A big concern for a business is to make sure not
only that property used in the business is properly
zoned, but also that the zoning of nearby or
adjacent properties is not going to be a problem.
Believe it or not, many people fail in new
businesses because they don't investigate the land
use and zoning issues carefully enough. And even if
you do your homework, issues can come up down the
road if governmental agencies or neighbors try to
change the zoning on your property to limit your use
of it.
If you are in the real estate business, changes
in property values and other market fluctuations can
have a profound effect on your operations. Rents can
go up or down; tenancy rates can increase and
decrease. Changing property values and market
fluctuations can also affect any other type of
business that owns property. With retail space, for
example, a company that owns rather than leases a
store location may decide to change locations to
follow their customer base, only to find out that
they can't afford to move because of property values
having dropped to the point that their business
premises can't be sold at the price they need. (In
contrast, a lease may provide more flexibility
because, at the end of the term, the business could
simply pack up and move without having to worry
about selling the premises.)
The biggest potential concerns to owning business
property, though, are hazardous waste or
environmental cleanup problems. Property owners are
the ones who have primary responsibility for fixing
such problems, even if the current property owner
did not cause them. These problems may not be
obvious or apparent to the naked eye, and could
arise from anything ranging from an underground
storage tank to an old garbage dump. If you're in
the chain of title to contaminated property (meaning
that a some point you held an ownership interest in
that property), you're potentially responsible for
paying for the clean up. The costs for an
environmental cleanup operation can run into the
millions of dollars.
Q: Should
I hire a real estate broker or a real estate lawyer?
A: The goal of
every seller is to maximize profits, and every
prospective buyer wants to get property as cheaply
as possible. Having to pay a real estate commission
or other professional fees as part of a real estate
deal only works at odds with these goals.

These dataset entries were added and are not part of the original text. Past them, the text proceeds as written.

# ziyanx02/multiagent-quadruped-environment

Hardware: AMD Instinct MI355X
Metric: env-steps/sec (agents x envs x steps/s), go1gate 4096 envs x 2 agents per GPU (higher is better)
Workload: dtype f32 (policy GEMMs and the actuator network's 32 x 32 layer: 2-plane split-f16, 22-bit)

## Files before the change

### multiagent-quadruped-environment_amd/csrc/kernels_gemm.hpp

```cpp
#pragma once
#include "mqe_common.hpp"

typedef float f32x16 __attribute__((ext_vector_type(16)));

#define GB_M 64
#define GB_N 64
#define GB_K 16

struct GemmArgs {
  const float* A; int lda; int a_rot4; int a_ring4;
  const float* Wt; int ldw;
  const float* bias;
  float* C; int ldc;
  int M, N, K;
  int act_cols;
};

__global__ void __launch_bounds__(256) k_gemm_f32(GemmArgs g) {
  __shared__ float As[GB_K][GB_M + 1];
  __shared__ float Bs[GB_K][GB_N + 4];
  const int tid = threadIdx.x, lane = tid & 63, wave = tid >> 6;
  const int wm = wave >> 1, wn = wave & 1;
  const int ntn = g.N / GB_N, ntm = (g.M + GB_M - 1) / GB_M;
  int bid = blockIdx.x;
  const int total = ntn * ntm;
  {
    const int xcd = bid & 7, slot = bid >> 3;
    const int per = (total + 7) >> 3;
    int lin = xcd * per + slot;
    if ((total & 7) == 0) bid = lin;
  }
  const int tm = bid / ntn, tn = bid - tm * ntn;
  const int m0 = tm * GB_M, n0 = tn * GB_N;
  f32x16 acc;
#pragma unroll
  for (int i = 0; i < 16; i++) acc[i] = 0.0f;
  const int am = tid >> 2, akq = (tid & 3) * 4;
  const int bk = tid >> 4, bnq = (tid & 15) * 4;
  const bool a_ok = (m0 + am) < g.M;
  const float* Arow = g.A + (size_t)(m0 + am) * g.lda;
  float4 av = make_float4(0.f, 0.f, 0.f, 0.f), bv;
  auto load_tile = [&](int k0) {
    if (a_ok) {
      int k4 = (k0 + akq) >> 2;
      if (g.a_ring4) { k4 += g.a_rot4; if (k4 >= g.a_ring4) k4 -= g.a_ring4; }
      av = *reinterpret_cast<const float4*>(Arow + (size_t)k4 * 4);
    }
    bv = *reinterpret_cast<const float4*>(g.Wt + (size_t)(k0 + bk) * g.ldw + n0 + bnq);
  };
  load_tile(0);
  for (int k0 = 0; k0 < g.K; k0 += GB_K) {
    __syncthreads();
    As[akq + 0][am] = av.x; As[akq + 1][am] = av.y; As[akq + 2][am] = av.z; As[akq + 3][am] = av.w;
    *reinterpret_cast<float4*>(&Bs[bk][bnq]) = bv;
    __syncthreads();
    if (k0 + GB_K < g.K) load_tile(k0 + GB_K);
#pragma unroll
    for (int kk = 0; kk < GB_K; kk += 2) {
      float a = As[kk + (lane >> 5)][wm * 32 + (lane & 31)];
      float b = Bs[kk + (lane >> 5)][wn * 32 + (lane & 31)];
      acc = __builtin_amdgcn_mfma_f32_32x32x2f32(a, b, acc, 0, 0, 0);
    }
  }
  const int col = n0 + wn * 32 + (lane & 31);
  const float bias = g.bias ? g.bias[col] : 0.0f;
  const bool do_act = col < g.act_cols;
#pragma unroll
  for (int r = 0; r < 16; r++) {
    int row = m0 + wm * 32 + (r & 3) + 8 * (r >> 2) + 4 * (lane >> 5);
    if (row < g.M) {
      float v = acc[r] + bias;
      if (do_act) v = v > 0 ? v : expm1f(v);
      g.C[(size_t)row * g.ldc + col] = v;
    }
  }
}

typedef _Float16 f16x8 __attribute__((ext_vector_type(8)));
typedef unsigned int h2_u32x4 __attribute__((ext_vector_type(4)));
typedef __attribute__((address_space(1))) h2_u32x4 h2_gvec;
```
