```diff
@@ -2449,6 +2516,8 @@
         if (pc.use_list) {
             pc.list_off = param_put(pc.list.data(), sizeof(uint32_t) * pc.list.size());
             pc.job.n_tiles = (int)pc.list.size();
+            pc.layer_begin_off = param_put(pc.layer_begin.data(), sizeof(uint32_t) * pc.layer_begin.size());
+            pc.layer_idx_off = param_put(pc.layer_idx.data(), sizeof(uint16_t) * pc.layer_idx.size());
         }
     }
     const size_t fj_off = param_put_all(plan_.fused, &FusedRec::job);
@@ -2523,6 +2592,8 @@
         cj[i].textures = (const dev::Tex *)(pd + tex_off);
         cj[i].direct_map = dev_ptr(c.direct_off);
         cj[i].tile_list = (const uint32_t *)dev_ptr(c.list_off);
+        cj[i].tile_layer_begin = (const uint32_t *)dev_ptr(c.layer_begin_off);
+        cj[i].tile_layers = (const uint16_t *)dev_ptr(c.layer_idx_off);
     }
     memcpy(param_pinned_[slot_].p, param_host_.data(), param_used_);
     CUDA_OK(cudaMemcpyAsync(pd, param_pinned_[slot_].p, param_used_, cudaMemcpyHostToDevice, stream_));
@@ -3280,6 +3351,31 @@
         return SMR_OK;
     } catch (...) { return SMR_ERR_OUT_OF_MEMORY; }
 }
+smr_status smr_debug_tile_layers(const int32_t *boxes, uint32_t n_layers, uint32_t width, uint32_t height, uint32_t *begin,
+                                 uint32_t begin_cap, uint16_t *layers, uint32_t layers_cap, uint32_t *n_tiles, uint32_t *n_entries) {
+    if ((n_layers && !boxes) || n_layers > 65536 || !n_tiles || !n_entries || width == 0 || height == 0 || width > 16384 * 4 ||
+        height > 16384 * 4)
+        return SMR_ERR_INVALID_ARGUMENT;
+    try {
+        const smr::TileLayerBox *b = reinterpret_cast<const smr::TileLayerBox *>(boxes);
+        std::vector<int> owner;
+        std::vector<uint32_t> list, bg;
+        std::vector<uint16_t> idx;
+        smr::plan_tiles_core(b, (int)n_layers, (int)width, (int)height, true, owner, list);
+        smr::tile_layer_lists(b, (int)n_layers, (int)width, (int)height, list, bg, idx);
+        *n_tiles = (uint32_t)list.size();
+        *n_entries = (uint32_t)idx.size();
+        if (begin) {
+            if (begin_cap < bg.size()) return SMR_ERR_BUFFER_TOO_SMALL;
+            memcpy(begin, bg.data(), sizeof(uint32_t) * bg.size());
+        }
+        if (layers) {
+            if (layers_cap < idx.size()) return SMR_ERR_BUFFER_TOO_SMALL;
+            memcpy(layers, idx.data(), sizeof(uint16_t) * idx.size());
+        }
+        return SMR_OK;
+    } catch (...) { return SMR_ERR_OUT_OF_MEMORY; }
+}
 smr_status smr_output_plane_sizes(uint32_t w, uint32_t h, int32_t fmt, size_t sizes[3]) {
     if (!sizes) return SMR_ERR_INVALID_ARGUMENT;
     if (fmt < SMR_OUT_PLANAR_YUV420 || fmt > SMR_OUT_NV12) return SMR_ERR_UNSUPPORTED;
```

Consequently, many business people who are
sophisticated when it comes to negotiating real
estate deals may feel comfortable with doing a lot
of the work themselves on commercial real estate
deals. However, even sophisticated business people
will still rely on professional advice when comes
down to actually closing a deal, as the potential
pitfalls can be so significant. The bottom line is
that you should seriously consider hiring real
estate professionals, and professional fees should
be factored in as a cost to doing any commercial
real estate deal.
There are many reasons why you should hire your
own real estate broker (or an agent who may work for
a broker). The broker or agent should have specific
expertise in commercial real estate, and
particularly in the area where you need it (for
example, office space, retail space, industrial
warehouse space, apartment complexes, agricultural
land). Even if you're just leasing property, a real
estate broker may be invaluable. If he or she is
good, an agent will go out and find property for
you. The agent will also serve as an arm's-length
intermediary to negotiate on your behalf, which can
be much more effective than you trying to negotiate
the deal yourself. (Wouldn't you love to have an
agent representing your interests when you go buy a
new car? It would help you to avoid high-pressure
sales tactics, prevent you from making rash
decisions and make it easier for you to say no. The
same considerations apply here.)
Keep in mind, too, that real estate agents work
on similar deals all the time, so presumably know
what they are doing. Their knowledge and contacts
can well be worth the cost of a commission. They can
also help you with the paperwork, to make sure you
don't do something stupid when submitting an offer.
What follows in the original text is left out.